3. **Batch Processing for Activity-Dependent Learning**

   When using activity-dependent learning rates, process in batches rather than single examples:

   .. code-block:: python

      # Process entire batches (more efficient):
      outputs = bio_model(inputs_batch)  # inputs_batch shape: [batch_size, features]
      bio_model.update_fuzzy_learning_rates(inputs_batch)

      # Avoid processing individual examples (less efficient):
      for single_input in inputs_batch:
          output = bio_model(single_input.unsqueeze(0))
          bio_model.update_fuzzy_learning_rates(single_input.unsqueeze(0))

4. **Consider Model Size vs. Weight Splitting**

   Weight splitting increases memory usage and computation. For large models, consider using smaller values:

   .. code-block:: python

      # For smaller models, more splitting might be fine:
      small_model_converter = BioConverter(weight_splitting_Gamma=4)
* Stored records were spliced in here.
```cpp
int launch_accept(beatamd_ctx *ctx, int64_t C, int64_t nparams, int64_t nllk, double *Q0,
                  double *L0, const double *Qprop, double *Lprop, const int32_t *inbounds,
                  const double *log_u, double beta, const double *betas, int32_t *accepted,
                  const LikeGroups *grp, const int32_t *chain_bad, int32_t *acc_sum, int64_t *n_acc,
                  bool advance_step)
{
    if (C == 0) return BEATAMD_OK;
    LikeGroups g;
    if (grp) g = *grp;
    const size_t lds = grp ? (size_t)nllk * sizeof(double) : 0;
    BA_CHECK(lds <= 48 * 1024, BEATAMD_EINVAL, "accept: likelihood vector of %lld entries", (long long)nllk);
    ScopedTimer tm(ctx, "astep");
    hipLaunchKernelGGL(k_accept, dim3((unsigned)C), dim3(256), lds, ctx->stream, C, nparams, nllk,
                       Q0, L0, Qprop, Lprop, inbounds, log_u, beta, betas, accepted, g, chain_bad, acc_sum,
                       (unsigned long long *)n_acc, advance_step ? ctx->step_dev : nullptr);
    BA_HIP(hipGetLastError());
    return BEATAMD_OK;
}

__global__ void k_step_advance(uint32_t *step_dev) { *step_dev += 1u; }

int launch_step_advance(beatamd_ctx *ctx)
{
    if (!ctx->step_dev) return BEATAMD_OK;
    hipLaunchKernelGGL(k_step_advance, dim3(1), dim3(1), 0, ctx->stream, ctx->step_dev);
    BA_HIP(hipGetLastError());
    return BEATAMD_OK;
}

}
```

### beat_amd/csrc/sweep.hip

```cpp
#include "kernels.hpp"
#include "wave.hpp"

namespace beatamd {

__device__ __forceinline__ double eq_solve(double a, double b, double f, double h)
{
    double v;
    if (fabs(a - b) >= f * h) {
        v = (a < b) ? a : b;
        v += f * h;
    } else {
        double dab = a - b;
        v = a + b + sqrt(2.0 * f * f * h * h - dab * dab);
        v /= 2.0;
    }
    return v;
}

__device__ __forceinline__ double upwind(const double *t, int i, int j, const double *slow,
                                         double h, int ni, int nj)
{
    int i1 = i - 1, i2 = i + 1, j1 = j - 1, j2 = j + 1;
    if (i1 < 0) i1 = 0;
    if (i2 >= ni) i2 = ni - 1;
// ... 101 lines not shown
        cell(k0, on0, O0, O1, D0, P0);
        fetch(x + sj, k0, on0, O0, D0, P0);
        cell(k1, on1, O1, O2, D1, P1);
        fetch(x + 2 * sj, k1, on1, O1, D1, P1);
        cell(k2, on2, O2, O0, D2, P2);
        x += 3 * sj;
    }
}

__device__ __forceinline__ void sweep_wave(double *t, double *told, const double *slow, const SlowTerms *terms, bool plain, int ni,
                           int nj, double h, int hi, int hj, int lane, bool a_first_version)
{
    const int n = ni * nj;
    for (int k = lane; k < n; k += 64) t[k] = __builtin_inf();
    wave_lds_sync();
    if (lane == 0) t[hi * nj + hj] = 0.0;
    wave_lds_sync();

    double err = 1.0e6;
    int iter = 0;
    while (err > 0.1) {
        for (int k = lane; k < n; k += 64) told[k] = t[k];
        wave_lds_sync();
        for (int sw = 0; sw < 4; sw++) {
            const bool irev = (sw == 1) || (sw == 2);
            const bool jrev = (sw == 2) || (sw == 3);
            if (ni <= 64 && !a_first_version) {
                if (plain)
                    sweep_diag64<true>(t, terms, ni, nj, irev, jrev, lane);
                else
                    sweep_diag64<false>(t, terms, ni, nj, irev, jrev, lane);
                wave_lds_sync();
                continue;
            }
            for (int d = 0; d < ni + nj - 1; d++) {
                for (int base = 0; base < ni; base += 64) {
                    const int ip = base + lane;
                    const int jp = d - ip;
                    if (ip < ni && jp >= 0 && jp < nj) {
                        const int i = irev ? (ni - 1 - ip) : ip;
                        const int j = jrev ? (nj - 1 - jp) : jp;
                        const double v = upwind(t, i, j, slow, h, ni, nj);
                        t[i * nj + j] = v;
                    }
                }
                wave_lds_sync();
            }
        }
        double e = 0.0;
        for (int k = lane; k < n; k += 64) {
            double dlt = t[k] - told[k];
            e += dlt * dlt;
        }
        err = wave_butterfly<OpAdd>(e);
        if (fabs(err - 0.1) <= 1e-9) {
            double es = 0.0;
            for (int k = 0; k < n; k++) {
                double dlt = t[k] - told[k];
                es += dlt * dlt;
            }
            err = es;
        }
        if (++iter >= 100000) break;
    }
}

struct SweepParams {
    int mode;
    int64_t nprob;
    const double *slow;
    const int32_t *hi, *hj;
    int32_t ni, nj;
    double h;
    const double *Q;
    int64_t nparams, vel_off, nuc_strike_off, nuc_dip_off, time_off, P;
    const int32_t *sf_ndip, *sf_nstrike, *sf_off;
    const double *sf_h;
    int32_t nsub;
    double *out;
    int *status;
    int32_t *chain_bad;
    int32_t nmax;
    int32_t first_version;
};

constexpr int SWEEP_TERMS_MAX_CELLS = 5120;
constexpr size_t SWEEP_WG_LDS_DEFAULT = 64 * 1024;

__host__ __device__ inline int sweep_lds_arrays(int nmax) { return nmax <= SWEEP_TERMS_MAX_CELLS ? 4 : 3; }

SweepLdsPlan sweep_lds_plan(int nmax_cells)
{
    SweepLdsPlan pl;
    pl.nmax = (nmax_cells + 1) & ~1;
    const size_t per_wave = (size_t)sweep_lds_arrays(pl.nmax) * pl.nmax * sizeof(double);
    pl.waves = (4 * per_wave <= SWEEP_WG_LDS_DEFAULT) ? 4 : 1;
    pl.bytes = pl.waves * per_wave;
    return pl;
}

template <int WAVES>
__global__ void __launch_bounds__(WAVES * 64) k_fast_sweep(SweepParams a)
{
    extern __shared__ __attribute__((aligned(16))) double smem[];
    const int wave = __builtin_amdgcn_readfirstlane(threadIdx.x >> 6), lane = threadIdx.x & 63;
    const int64_t prob = (int64_t)blockIdx.x * WAVES + wave;
    if (prob >= a.nprob) return;
    const int arrays = sweep_lds_arrays(a.nmax);
    double *t = smem + (size_t)wave * arrays * a.nmax;
    double *told = t + a.nmax;
    double *slow = told + a.nmax;
    SlowTerms *terms = reinterpret_cast<SlowTerms *>(slow);
    const bool first_version = a.first_version != 0 || arrays < 4;
    bool plain = true;

    int ni, nj, hi, hj;
    double h, tadd = 0.0;
    double *out;
    if (a.mode == 0) {
        ni = a.ni;
        nj = a.nj;
        h = a.h;
        hi = a.hi[prob];
        hj = a.hj[prob];
        const double *s = a.slow + prob * (int64_t)(ni * nj);
        if (ni <= 64 && !first_version) {
            for (int k = lane; k < ni * nj; k += 64) plain &= put_terms(terms + k, s[k], h);
        } else {
            for (int k = lane; k < ni * nj; k += 64) slow[k] = s[k];
        }
        out = a.out + prob * (int64_t)(ni * nj);
    } else {
        const int64_t c = prob / a.nsub;
        const int sf = (int)(prob - c * a.nsub);
        ni = a.sf_ndip[sf];
        nj = a.sf_nstrike[sf];
        h = a.sf_h[sf];
        const double *q = a.Q + c * a.nparams;
        const double pd = q[a.nuc_dip_off + sf], ps = q[a.nuc_strike_off + sf];
        hi = (int)(int16_t)(long long)rint((pd - 0.0 - (h / 2.0)) / h);
        hj = (int)(int16_t)(long long)rint((ps - 0.0 - (h / 2.0)) / h);
        tadd = q[a.time_off + sf];
        const double *v = q + a.vel_off + a.sf_off[sf];
        if (ni <= 64 && !first_version) {
            for (int k = lane; k < ni * nj; k += 64) plain &= put_terms(terms + k, 1.0 / v[k], h);
        } else {
            for (int k = lane; k < ni * nj; k += 64) slow[k] = 1.0 / v[k];
        }
        out = a.out + c * a.P + a.sf_off[sf];
    }
    if (hi < 0 || hi >= ni || hj < 0 || hj >= nj) {
        if (lane == 0) {
            atomicOr(a.status, ST_BAD_HYPO);
            if (a.mode == 1 && a.chain_bad) a.chain_bad[prob / a.nsub] = 1;
        }
        hi = min(max(hi, 0), ni - 1);
        hj = min(max(hj, 0), nj - 1);
    }
    wave_lds_sync();
    sweep_wave(t, told, slow, terms, __all(plain) != 0, ni, nj, h, hi, hj, lane, first_version);
    wave_lds_sync();
    for (int k = lane; k < ni * nj; k += 64) out[k] = (a.mode == 0) ? t[k] : (t[k] + tadd);
}

static int launch_sweep(beatamd_ctx *ctx, SweepParams &p, int nmax_cells)
{
    BA_CHECK(nmax_cells > 0 && nmax_cells <= SWEEP_MAX_CELLS, BEATAMD_EINVAL,
             "fast sweep: subfault with %d patches exceeds the LDS-resident limit (%d)",
             nmax_cells, SWEEP_MAX_CELLS);
    const SweepLdsPlan pl = sweep_lds_plan(nmax_cells);
    p.nmax = pl.nmax;
    p.status = ctx->d_status;
    p.first_version = GfKnobs::get(gf_knobs(ctx).sweep_v1, 0) != 0 ? 1 : 0;
    ScopedTimer tm(ctx, "sweep");
    const size_t lds = pl.bytes;
    if (pl.waves == 4) {
        const int W = 4;
        unsigned grid = (unsigned)((p.nprob + W - 1) / W);
        hipLaunchKernelGGL(k_fast_sweep<4>, dim3(grid), dim3(W * 64), lds, ctx->stream, p);
    } else {
        if (lds > SWEEP_WG_LDS_DEFAULT)
            BA_HIP(hipFuncSetAttribute((const void *)k_fast_sweep<1>,
                                       hipFuncAttributeMaxDynamicSharedMemorySize, (int)lds));
        hipLaunchKernelGGL(k_fast_sweep<1>, dim3((unsigned)p.nprob), dim3(64), lds, ctx->stream,
                           p);
    }
    BA_HIP(hipGetLastError());
    return BEATAMD_OK;
}

int launch_sweep_explicit(beatamd_ctx *ctx, const double *slow, double h, const int32_t *hi,
                          const int32_t *hj, int ni, int nj, int64_t C, double *out)
{
    SweepParams p;
    memset(&p, 0, sizeof(p));
    p.mode = 0;
    p.nprob = C;
    p.slow = slow;
    p.hi = hi;
    p.hj = hj;
    p.ni = ni;
    p.nj = nj;
    p.h = h;
    p.out = out;
    return launch_sweep(ctx, p, ni * nj);
}

int launch_sweep_model(beatamd_ctx *ctx, const FfiModel &m, const double *Q, int64_t C,
                       double *starttimes0, int32_t *chain_bad)
{
    SweepParams p;
    memset(&p, 0, sizeof(p));
    p.mode = 1;
    p.nprob = C * m.nsub;
    p.Q = Q;
    p.nparams = m.layout.nparams;
    p.vel_off = m.layout.velocities_off;
    p.nuc_strike_off = m.layout.nuc_strike_off;
    p.nuc_dip_off = m.layout.nuc_dip_off;
    p.time_off = m.layout.time_off;
    p.P = m.P;
    p.sf_ndip = m.d_ndip.get();
    p.sf_nstrike = m.d_nstrike.get();
    p.sf_off = m.d_patch_off.get();
    p.sf_h = m.d_patch_size.get();
    p.nsub = m.nsub;
    p.out = starttimes0;
    p.chain_bad = chain_bad;
    int nmax = 0;
    for (int s = 0; s < m.nsub; s++) nmax = std::max(nmax, m.ndip[s] * m.nstrike[s]);
    return launch_sweep(ctx, p, nmax);
}

}
```

Baseline: 92630 chain-steps/s.

## Fuse per-step kernels: sweep builds GF index tables, step_end folds tile sums

```diff
diff --git a/beat_amd/csrc/ctx.hpp b/beat_amd/csrc/ctx.hpp
--- a/beat_amd/csrc/ctx.hpp
+++ b/beat_amd/csrc/ctx.hpp
@@ -276,7 +276,7 @@
     X(gc_sort, "BEATAMD_GC_SORT") X(gc_keys, "BEATAMD_GC_KEYS") X(gc_bands, "BEATAMD_GC_BANDS") X(gr_cap, "BEATAMD_GR_CAP") \
     X(gr_pass_alloc, "BEATAMD_GR_PASS_ALLOC") X(gr_var, "BEATAMD_GR_VAR") X(sweep_v1, "BEATAMD_SWEEP_V1") X(qf_band, "BEATAMD_QF_BAND") \
     X(qf_fuse, "BEATAMD_QF_FUSE") X(gf_split, "BEATAMD_GF_SPLIT") X(gm_wave, "BEATAMD_GM_WAVE") X(skip_parked, "BEATAMD_SKIP_PARKED") \
-    X(td_strip, "BEATAMD_TD_STRIP") X(pd_strip, "BEATAMD_PD_STRIP") X(pd_rows, "BEATAMD_PD_ROWS")
+    X(td_strip, "BEATAMD_TD_STRIP") X(pd_strip, "BEATAMD_PD_STRIP") X(pd_rows, "BEATAMD_PD_ROWS") X(step_fuse, "BEATAMD_STEP_FUSE")
 struct GfKnobs {
 #define X(member, env) int member = KNOB_UNSET;
     BEATAMD_GF_KNOBS(X)
@@ -327,6 +327,8 @@
     beatamd::GfKnobs knobs;
     bool knobs_live = false;
     uint32_t *step_dev = nullptr;
+    const void *step_sync_p = nullptr;
+    size_t step_sync_cap = 0;
     std::map<int64_t, beatamd::DevMem<double>> twiddles;
 
     int get_scratch(int slot, size_t bytes, void **out);
@@ -362,7 +364,7 @@
     SL_MG_FLAG, SL_MG_MOM, SL_MG_PAR, SL_MG_GRID, SL_MG_W, SL_MG_BOX,
     SL_MC_FLAG, SL_MC_COUNT, SL_MC_SUM, SL_PD_BOX,
     SL_CV_W, SL_CV_SA, SL_CV_SB, SL_CV_Q, SL_CV_CM, SL_CV_RM, SL_CV_OFF, SL_CV_ESS, SL_CV_ACT, SL_CV_STATE, SL_CV_MAC0, SL_CV_MAC1,
-    SL_CV_AC, SL_CV_RHO, SL_CV_PART, SL_COUNT
+    SL_CV_AC, SL_CV_RHO, SL_CV_PART, SL_STEP_SYNC, SL_COUNT
 };
 constexpr int SL_NIN = SL_OUT0 - SL_IN0, SL_NOUT = SL_ROWOFF - SL_OUT0;
 
diff --git a/beat_amd/csrc/gfshared.hip b/beat_amd/csrc/gfshared.hip
--- a/beat_amd/csrc/gfshared.hip
+++ b/beat_amd/csrc/gfshared.hip
@@ -1547,6 +1547,15 @@
     ctx->gs_has_passes = has_passes;
 }
 
+static int sum_tiles_or_leave(beatamd_ctx *ctx, const GfStackCall &k, const double *partial, int ntile, const double *edges)
+{
+    const SeisLib &L = *k.libs[0];
+    if (!k.tiles) return launch_sum_tiles(ctx, partial, k.C * L.T, ntile, k.quad, nullptr, 0, edges, k.band_w, L.T, L.N);
+    k.tiles->partial = partial; k.tiles->edges = edges; k.tiles->band_w = edges ? k.band_w : nullptr;
+    k.tiles->ntile = ntile; k.tiles->T = L.T; k.tiles->N = L.N;
+    return BEATAMD_OK;
+}
+
 static int launch_gfstack_ws(beatamd_ctx *ctx, const GfStackCall &k, const GfPlan &p, const GfLaunch &ln, const GfGroup &g)
 {
     const GfKnobs &kn = *p.knobs;
@@ -1580,7 +1589,9 @@
     BA_TRY(ctx->scratch(SL_GS_W, (size_t)ta.w_var_stride * k.nvar + (size_t)3 * WS_CG, &ta.w));
     {
         ScopedTimer tm(ctx, "grouptables");
-        if (k.active) {
+        if (k.active && k.packed_ready && !ta.order) {
+            ta.order = k.packed_ready;
+        } else if (k.active) {
             uint32_t *packed;
             BA_TRY(ctx->scratch(SL_WS_PACK, (size_t)ngroups * WS_CG, &packed));
             hipLaunchKernelGGL(k_ws_pack, dim3((unsigned)ngroups), dim3(WS_CG), 0, ctx->stream, ta.order, k.active, k.C, packed);
@@ -1638,7 +1649,7 @@
     }
     BA_HIP(hipGetLastError());
     if (a.partial)
-        BA_TRY(launch_sum_tiles(ctx, a.partial, k.C * L.T, a.ntile, k.quad, nullptr, 0, a.edges, k.band_w, L.T, L.N));
+        BA_TRY(sum_tiles_or_leave(ctx, k, a.partial, a.ntile, a.edges));
     return BEATAMD_OK;
 }
 
@@ -1771,7 +1782,7 @@
     ScopedTimer tm(ctx, "gfstack");
     if (ucap_fit) BA_TRY(launch_dma_twin(ctx, k, p, g, a, 1, ucap_fit, ga.windowed, GTP));
     BA_TRY(launch_dma_twin(ctx, k, p, g, a, ucap_fit ? 2 : 0, ucap, ga.windowed, GTP));
-    if (mode == GF_RESID_SCALAR) BA_TRY(launch_sum_tiles(ctx, a.partial, k.C * L.T, a.ntile, k.quad));
+    if (mode == GF_RESID_SCALAR) BA_TRY(sum_tiles_or_leave(ctx, k, a.partial, a.ntile, nullptr));
     return BEATAMD_OK;
 }
 
diff --git a/beat_amd/csrc/gfstack.hip b/beat_amd/csrc/gfstack.hip
--- a/beat_amd/csrc/gfstack.hip
+++ b/beat_amd/csrc/gfstack.hip
@@ -18,14 +18,6 @@
     int64_t R;
 };
 
-__device__ __forceinline__ int to_int16(double x) { return (int)(int16_t)(long long)x; }
-
-__device__ __forceinline__ bool wrap_index(int &i, int n)
-{
-    if (i < 0) i += n;
-    return i >= 0 && i < n;
-}
-
 __global__ void __launch_bounds__(256) k_gf_tables(TabArgs a)
 {
     const int64_t idx = (int64_t)blockIdx.x * 256 + threadIdx.x;
@@ -49,12 +41,7 @@
     const int64_t row0 = (t * a.P + p) * a.D;
     bool ok = true;
     if (a.interp == BEATAMD_NEAREST_NEIGHBOR) {
-        int si = to_int16(rint((st - a.st_min) / a.st_dt));
-        int di = to_int16(rint((du - a.du_min) / a.du_dt));
-        const bool ok_s = wrap_index(si, S), ok_d = wrap_index(di, D);
-        ok = ok_s && ok_d;
-        if (!ok) { si = 0; di = 0; }
-        a.rowoff[idx] = (uint32_t)((row0 + di) * a.S + si);
+        ok = gf_row_nn(GfGrid{a.st_min, a.st_dt, a.du_min, a.du_dt, D, S}, st, du, row0, a.rowoff[idx]);
     } else {
         const double ds = (st - a.st_min) / a.st_dt;
         const double dd = (du - a.du_min) / a.du_dt;
@@ -287,18 +274,7 @@
     const int64_t i = (int64_t)blockIdx.x * 256 + threadIdx.x;
     if (i >= n) return;
     if (guard_skips(guard, want)) return;
-    const int64_t t = edges ? i % T : 0;
-    double s = 0.0;
-    for (int k = 0; k < ntile; k++) {
-        if (edges && k + 1 < ntile) {
-            const double *w = band_w + (t * N + (int64_t)k * 64 + 63) * 2;
-            const double *e = edges + (i * ntile + k) * 2;
-            s = band1_join(s, partial[i * ntile + k], true, w[0], w[1], e[1], e[2]);
-        } else {
-            s = tile_join(s, partial[i * ntile + k]);
-        }
-    }
-    quad[i] = s;
+    quad[i] = tiles_join_row(partial, i, ntile, edges, band_w, edges ? i % T : 0, N);
 }
 
 int launch_sum_tiles(beatamd_ctx *ctx, const double *partial, int64_t n, int ntile, double *quad, const int *guard, int want,
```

      # For larger models, use less splitting or disable it:
      large_model_converter = BioConverter(weight_splitting_Gamma=2)  # Less splitting
      very_large_model_converter = BioConverter(weight_splitting_Gamma=0)  # Disabled

5. **Adjust Bio-Inspired Parameters Based on Network Size**

   Larger networks may require different parameter settings:

   .. code-block:: python

      # For small networks:
      small_config = BioConfig(
          fuzzy_learning_rate_factor_nu=0.16,
          rejuvenation_parameter_dre=8.0
      )

      # For large networks, use more conservative settings:
      large_config = BioConfig(
          fuzzy_learning_rate_factor_nu=0.1,  # Less variability
          rejuvenation_parameter_dre=12.0     # Less aggressive rejuvenation
      )

These advanced usage examples should help you customize and extend Bio Transformations to suit your specific needs. Remember to refer to the API documentation for detailed information on each class and method.